Many bacteria have been found to regulate diverse physiological processes and group activities through quorum sensing. It has long been understood that in infectious diseases, the invading bacteria need to reach a critical cell density before they express virulence and overwhelm the host defence mechanisms, before they initiate an infectious disease. Pseudomonas aeruginosa, a Gram-negative bacterium, is considered as one of the most common opportunistic pathogens in human infections causing fatal systemic disease under certain conditions. This pathogen is particularly common in patients with cystic fibrosis. It has been shown that the quorum-sensing circuits in P. aeruginosa orchestrate a symphony of several virulence factors, such as exoproteases, siderophores, exotoxins and rhamnolipids (Smith and Iglewski, 2003). Similarly, S. aureus is a leading cause of nosocomial infections worldwide and causes diseases from mild skin infections to potentially fatal systemic disorders. Many infections caused by S. aureus, such as endocarditis, osteomyelitis and foreign-body related infections are not caused by free-living cells but rather by colonization or biofilms. Many virulence factors involved in staphylococcal infections, including surface-associated adhesins, hemolysin, toxins and autolysins, are regulated by quorum sensing via the accessory gene regulator (agr) system (Yarwood et al., 2004).
This process of intercellular communication of bacteria was first described in the bioluminescent marine bacterium Vibrio fischer (Nealson and Hastings, 1979). Prior to 1994, quorum sensing was commonly referred to as “autoinduction” (Fuqua et al., 1994). The term “quorum sensing” was introduced by Dr. Steven Winans in 1994, who was putting together one of the first review articles on autoinduction in bacteria. Recent studies show that highly specific as well as universal quorum sensing languages exist which enable bacteria to communicate within and between species. The discovery of intercellular communication among bacteria has led to the realization that bacteria are capable of coordinating activity, that was once believed to be restricted to multicellular organisms. Through the use of autoinducers, bacteria can regulate their behaviour according to population density. Detection of autoinducers allows bacteria to distinguish between low and high cell population density, and to control gene expression in response to changes in cell number. During the 1970s and ’80s, several research labs began searching for clues as to how cell density controls light production in V. fischeri (Engebrecht et al., 1983). One of the first key discoveries came from JoAnne Engebrecht and Kenneth Nealson, who were conducting experiments in Michael Silverman’s lab. Engebrecht and Nealson identified a 9-kilobase (kb) region of the V. fischeri genome that confers light production in high-cell-density cultures, but not low-cell-density cultures, when it is transferred to another bacterium (Escherichia coli) that is normally unable to produce light under any circumstances.

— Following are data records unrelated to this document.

## Precompute second-subread POA alignment with a specialised banded pairwise kernel

Adds a k_poa_pair kernel that runs before the main POA pass. It aligns the second subread to the first as a plain sequence-to-sequence banded alignment using 16-bit biased scores and register/LDS rings, then records the traceback as a per-base vertex map. The main POA kernel checks a done flag and reuses that map for subread 1 instead of running the general graph alignment, which is meant to cut the cost of the first graph alignment per read. This adds an extra launch and traceback storage, declines reads that fall outside its band limits, and runs serially before the main kernel on the same stream.

```diff
diff --git a/c3poa_amd/_lib.py b/c3poa_amd/_lib.py
--- a/c3poa_amd/_lib.py
+++ b/c3poa_amd/_lib.py
@@ -66,7 +66,8 @@
                                          "ms_stitch", "ms_total")] + \
                [(n, C.c_int64) for n in ("n_reads", "n_bases", "n_windows", "cells_conk", "cells_poa", "cells_polish", "n_poa_redo")] + \
                [(n, C.c_float) for n in ("ms_wall", "ms_host_worklist", "ms_alloc", "ms_host_gap")] + \
-               [(n, C.c_int64) for n in ("cells_polish_computed", "n_band_layers", "n_band_fallback", "n_band_mismatch", "n_win_redo", "n_poa_redo16")]
+               [(n, C.c_int64) for n in ("cells_polish_computed", "n_band_layers", "n_band_fallback", "n_band_mismatch", "n_win_redo", "n_poa_redo16", "n_pair", "n_pair_declined")] + \
+               [("ms_poa_pair", C.c_float)]
 
 
 def _fields_dict(t):
diff --git a/c3poa_amd/csrc/c3_args.h b/c3poa_amd/csrc/c3_args.h
--- a/c3poa_amd/csrc/c3_args.h
+++ b/c3poa_amd/csrc/c3_args.h
@@ -10,6 +10,8 @@
   unsigned long long zero_cells;
   int poa_ovf;
   int poa_ovf16;
+  int pair_queue;
+  int n_pair, n_pair_declined;
   int n_windows;
   int win_ovf;
   int win_queue2;
@@ -42,8 +44,21 @@
   int* pbase;
   int* overflow;
   int* overflow16;
+  const uint8_t* pair_done; const uint16_t* pair_vq; const int* pair_cells;
+};
+struct PoaPairArgs {
+  C3Batch b; const C3Info* info; C3Params p; C3Counters* cnt; const int* work; int n_work;
+  int* ibase; char* cellsb;
+  size_t dstride; int dbytes;
+  int Ncap, cells_cap, rb_span;
+  uint16_t* vq;
+  int* cells; uint8_t* done;
 };
 #define C3_POA_NI 19
+#define C3_POA_I_ROWM 11
+__host__ __device__ inline bool c3_poa_default_scoring(const C3Params& p) {
+  return p.poa_match == 5 && p.poa_mismatch == 4 && p.o1 == 4 && p.e1 == 2 && p.o2 == 24 && p.e2 == 1;
+}
 __host__ __device__ inline int c3_poa_far_shift(bool w32) { return w32 ? 0 : 2; }
 struct PoaLayout { size_t ints, edges, cells, bases, score, desc, jump, path, total; };
 __host__ __device__ inline PoaLayout c3_poa_layout(size_t Ncap, size_t K, int cells_cap, int far_shift, size_t Pcap) {
diff --git a/c3poa_amd/csrc/c3_handle.hip b/c3poa_amd/csrc/c3_handle.hip
--- a/c3poa_amd/csrc/c3_handle.hip
+++ b/c3poa_amd/csrc/c3_handle.hip
@@ -196,7 +196,7 @@
   (void)hipSetDevice(h->cfg.device);
   for (hipStream_t s : {h->stream, h->stream_up, h->stream_dn}) if (s) (void)hipStreamSynchronize(s);
   for (hipStream_t s : {h->stream, h->stream_up, h->stream_dn}) if (s) (void)hipStreamDestroy(s);
-  for (hipEvent_t ev : {h->ev_dn, h->ev_up[0], h->ev_up[1], h->ev_qv[0], h->ev_qv[1]}) if (ev) (void)hipEventDestroy(ev);
+  for (hipEvent_t ev : {h->ev_dn, h->ev_up[0], h->ev_up[1], h->ev_qv[0], h->ev_qv[1], h->ev_pair[0], h->ev_pair[1]}) if (ev) (void)hipEventDestroy(ev);
   for (hipEvent_t ev : h->ev) if (ev) (void)hipEventDestroy(ev);
   for (hipEvent_t ev : h->ev_post) if (ev) (void)hipEventDestroy(ev);
   for (hipEvent_t ev : h->ev_fa) if (ev) (void)hipEventDestroy(ev);
diff --git a/c3poa_amd/csrc/c3_host.h b/c3poa_amd/csrc/c3_host.h
--- a/c3poa_amd/csrc/c3_host.h
+++ b/c3poa_amd/csrc/c3_host.h
@@ -137,6 +137,7 @@
   DBuf s_poa_i, s_poa_nk, s_poa_cells, s_poa_b, s_poa_sc, s_poa_desc, s_poa_jump, s_poa_path, d_overflow;
   int n_poa_redo = 0;
   int n_poa_redo16 = 0;
+  DBuf d_pair_vq, d_pair_cells, d_pair_done; hipEvent_t ev_pair[2] = {nullptr, nullptr}; bool pair_ran = false; int n_pair = 0, n_pair_declined = 0;
   DBuf s_eD, s_lw, d_wrec, d_wlay, d_wbase, d_wout;
   DBuf s_win_i, s_win_nk, s_win_h, s_win_d, s_win_b, s_win_sc, s_win_desc, s_win_h2, s_win_d2, d_wovf;
   DBuf s_zero_d, d_zinfo, d_zflag, d_zwork; std::vector<int> zwork;
diff --git a/c3poa_amd/csrc/c3_launch.h b/c3poa_amd/csrc/c3_launch.h
--- a/c3poa_amd/csrc/c3_launch.h
+++ b/c3poa_amd/csrc/c3_launch.h
@@ -3,7 +3,7 @@
 #include <stddef.h>
 #include <stdint.h>
 
-struct ConkArgs; struct AdapterArgs; struct PostArgs; struct PeaksArgs; struct PoaArgs; struct PrepArgs; struct WinArgs; struct StitchArgs;
+struct ConkArgs; struct AdapterArgs; struct PostArgs; struct PeaksArgs; struct PoaArgs; struct PoaPairArgs; struct PrepArgs; struct WinArgs; struct StitchArgs;
 struct ZeroArgs; struct QvArgs; struct C3BgzfMember; struct C3FqHdr; struct C3BamHdr; struct C3BamTile; struct FaArgs; struct EmitArgs; struct FxArgs; struct DsArgs;
 
 extern "C" {
@@ -12,6 +12,7 @@
 void c3k_launch_match_index(const char*, const int*, int, int, const char*, const long long*, int*, hipStream_t);
 void c3k_launch_pairwise(const uint8_t*, int, const uint8_t*, int, const uint8_t*, int, uint8_t*, uint8_t*, int*, hipStream_t);
 void c3k_launch_poa(const PoaArgs*, int, int, int, hipStream_t);
+void c3k_launch_poa_pair(const PoaPairArgs*, int, hipStream_t);
 void c3k_launch_post_classify(const PostArgs*, hipStream_t);
 void c3k_launch_post_scan(const PostArgs*, hipStream_t);
 void c3k_launch_post_emit(const PostArgs*, hipStream_t);
diff --git a/c3poa_amd/csrc/c3_stages.hip b/c3poa_amd/csrc/c3_stages.hip
--- a/c3poa_amd/csrc/c3_stages.hip
+++ b/c3poa_amd/csrc/c3_stages.hip
@@ -182,7 +182,7 @@
   return 0;
 }
 
-static int launch_poa(c3_handle* h, const int* d_work, int nw, int Ncap, int K, int Pcap, long long cells, int* d_overflow, int* d_overflow16, int waves_per_cu, int wide_ring) {
+static int launch_poa(c3_handle* h, const int* d_work, int nw, int Ncap, int K, int Pcap, long long cells, int* d_overflow, int* d_overflow16, int waves_per_cu, int wide_ring, bool first_pass = false) {
   cells = (cells + 15) & ~15LL;
   cells = (cells + 63) & ~63LL;
   const bool w32 = d_overflow16 == nullptr || getenv("C3_DEBUG_POA32");
@@ -205,6 +205,25 @@
   a.msa_dbg = nullptr; a.msa_off = nullptr; a.msa_len = nullptr;
   if (h->debug_msa) { a.msa_dbg = h->d_msa.as<uint8_t>(); a.msa_off = h->d_msa_off.as<int64_t>(); a.msa_len = h->d_msa_len.as<int>(); }
   DBG("poa: nw=%d Ncap=%d K=%d cells=%lld slots=%d (%.1f MB per slot)%s\n", nw, Ncap, K, cells, slots, L.total / 1048576.0, d_overflow ? "" : (d_overflow16 ? " [full-size pass]" : " [32-bit pass]"));
+  const bool def = c3_poa_default_scoring(a.p);
+  const char* pe = getenv("C3_DEBUG_POA_PAIR");
+  if (first_pass && def && !w32 && !wide_ring && !(pe && atoi(pe) == 0)) {
+    HIPCHK(h->d_pair_vq.ensure(sizeof(uint16_t) * (size_t)h->total + 64)); HIPCHK(h->d_pair_cells.ensure(sizeof(int) * (size_t)h->n));
+    HIPCHK(h->d_pair_done.ensure((size_t)h->n));
+    for (int i = 0; i < 2; ++i) if (!h->ev_pair[i]) HIPCHK(hipEventCreate(&h->ev_pair[i]));
+    HIPCHK(hipMemsetAsync(h->d_pair_done.p, 0, (size_t)h->n, h->stream));
+    PoaPairArgs q; memset(&q, 0, sizeof(q));
+    q.b = a.b; q.info = a.info; q.p = a.p; q.cnt = a.cnt; q.work = d_work; q.n_work = nw;
+    q.ibase = a.ibase; q.cellsb = a.cellsb; q.dstride = L.cells; q.dbytes = (int)std::min<size_t>(L.cells, (size_t)1 << 30);
+    q.Ncap = Ncap; q.cells_cap = (int)cells; q.rb_span = a.rb_span;
+    q.vq = h->d_pair_vq.as<uint16_t>(); q.cells = h->d_pair_cells.as<int>(); q.done = h->d_pair_done.as<uint8_t>();
+    HIPCHK(hipEventRecord(h->ev_pair[0], h->stream));
+    c3k_launch_poa_pair(&q, slots, h->stream);
+    HIPCHK(hipGetLastError());
+    HIPCHK(hipEventRecord(h->ev_pair[1], h->stream));
+    a.pair_done = q.done; a.pair_vq = q.vq; a.pair_cells = q.cells;
+    h->pair_ran = true;
+  }
   c3k_launch_poa(&a, slots, w32 ? 1 : 0, wide_ring, h->stream);
   HIPCHK(hipGetLastError());
   return 0;
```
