def _wgrad3x3(dy: torch.Tensor, x: torch.Tensor, w: torch.Tensor) -> torch.Tensor:
    N, Ci, H, W = x.shape
    Co = dy.shape[1]
    if _P().own_wgrad3x3 and lib().wgrad3x3_direct_ok(N, H, W, Co, Ci):
        return lib().wgrad3x3(dy, x, w.dtype, _zero_row(dy.device))
    return torch.ops.aten.convolution_backward(
        dy, x, w, None, [1, 1], [1, 1], [1, 1], False, [0, 0], 1, [False, True, False])[1]


_WL_BATCH = {}


def prefetch_wlayouts(ws) -> bool:
    ws = [w for w in ws if w.is_cuda and w.dtype == torch.bfloat16 and w.dim() == 4
          and w.shape[2] == w.shape[3] and w.shape[2] in (1, 3)]
    if len(ws) < 2:
        return False
    for w, (wf, wr) in zip(ws, lib().conv_wlayouts_multi(ws)):
        _WL_BATCH[id(w)] = (w, wf, wr)
    return True


def clear_wlayouts() -> None:
    _WL_BATCH.clear()


_PENDING_QUERY = weakref.WeakKeyDictionary()


def set_pending_query(model: torch.nn.Module, query) -> None:
    if query is None:
        _PENDING_QUERY.pop(model, None)
    else:
        _PENDING_QUERY[model] = weakref.WeakMethod(query)


def params_pending(model: torch.nn.Module, params) -> bool:
    ref = _PENDING_QUERY.get(model)
    query = ref() if ref is not None else None
    return query is not None and query(params)


def cached_wt(w: torch.Tensor) -> Optional[torch.Tensor]:
    e = _WL_BATCH.get(id(w))
    return e[2] if e is not None and e[0] is w and w.shape[2] == 1 else None


def _w3x3_layouts(w: torch.Tensor, want_wf: bool):
    e = _WL_BATCH.get(id(w))
    if e is not None and e[0] is w:
        return (e[1] if want_wf else None), e[2]
    if w.is_cuda and w.dtype == torch.bfloat16:
        wf, wr = lib().conv3x3_wlayouts(w, want_wf)
        return wf, wr
    Co, Ci = w.shape[0], w.shape[1]
    wf = w.permute(0, 2, 3, 1).reshape(Co, 9 * Ci).contiguous() if want_wf else None
    return wf, w.flip(2, 3).permute(1, 2, 3, 0).reshape(Ci, 9 * Co).contiguous()


class _Conv3x3Fn(torch.autograd.Function):

    @staticmethod
    def forward(ctx, x, w):
        ctx.save_for_backward(x, w)
        return F.conv2d(x, w, padding=1)

    @staticmethod
    def backward(ctx, dy):
        x, w = ctx.saved_tensors
        dy = dy.contiguous(memory_format=torch.channels_last)
        dgrad, wgrad = _BWD3X3[getattr(ctx, "stride", 1)]
        dx = dw = None
        if ctx.needs_input_grad[0]:
            wr = getattr(ctx, "wr", None)
            if wr is None:
                wr = _w3x3_layouts(w, False)[1]
            dx = dgrad(dy, wr)[0]
        if ctx.needs_input_grad[1]:
            dw = wgrad(dy, x, w)
        return dx, dw


class _Conv3x3BNStatsFn(torch.autograd.Function):

    @staticmethod
    def forward(ctx, x, w, rmean, rvar, eps, momentum, stride=1, aff=None):
        wf, wr = _w3x3_layouts(w, True)
        y, mean, invstd = _conv_gemm_bn(x, wf, rmean, rvar, eps, momentum, stride, aff)
        ctx.save_for_backward(x, w)
        ctx.wr, ctx.stride = wr, stride
        ctx.mark_non_differentiable(mean, invstd)
        ctx.set_materialize_grads(False)
        return y, mean, invstd

    @staticmethod
    def backward(ctx, dy, _dm, _di):
        dx, dw = _Conv3x3Fn.backward(ctx, dy)
        return dx, dw, None, None, None, None, None, None


def _conv_gemm_bn(x, wf, rmean, rvar, eps, momentum, stride, aff):
    out = lib().conv_gemm_bn(x, wf, 9, _zero_row(x.device), rmean, rmean, rvar, eps, momentum,
                             stride, *(aff or (None, None)))
    if aff is not None:
        _stash_affine(out[1], out[3], out[4], aff)
    return out[0], out[1], out[2]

In the natural environment, there are many different bacteria living together, which use various classes of signalling molecules. In some cases, a single bacterial species can have more than one QS system and therefore use more than one signal molecule. The bacterium may respond to each molecule in a different way. In this sense, the signal molecules can be thought of as words within a language, each having a different meaning. Several types of signalling molecules have been identified in the last two decades. N-acylated-L-homoserine lactones (AHLs) are the most common class of signalling molecules in Gram negative bacteria, while autoinducing peptides (AIPs) are the major class of signalling molecules in Gram positive bacteria. Autoinducer-2 (AI-2) is a third category of signalling molecules that is employed by both Gram positive and Gram negative bacteria and is believed to be used for intra- and inter-species communication. Among QS signalling molecules, the most intensely studied signals are AHLs of Gram negative bacteria. The AHL signal is synthesized at low basal level by an enzyme (a LuxI type synthase). AHL signals diffuse out from bacterial cells and accumulate in the medium as a function of cell growth. At a threshold population density, the accumulated AHLs interact with a transcriptional activator protein (a LuxR type transcriptional regulator), which will then induce the expression of QS-regulated genes (Bosgelmez, 2003). In contrast to those in Gram-negative bacteria, there are two types of quorum-sensing systems identified in Gram-positive bacteria. In the first type, quorum-sensing systems consist of a signalling peptide known as autoinducing peptide (AIP) and a two-component signal transduction system (TCSTS) that specifically detects and responds to an AIP. In contrast to AHL signals, cell membrane is not permeable to AIP but a dedicated oligopeptide transporter, largely an ABC transporter, is required to secrete AIP into the extracellular environment. Most of the signalling peptides in Gram-positive bacteria typically consist of 5–25 amino acids and some contain unusual side chains (Dunny and Leonard, 1997).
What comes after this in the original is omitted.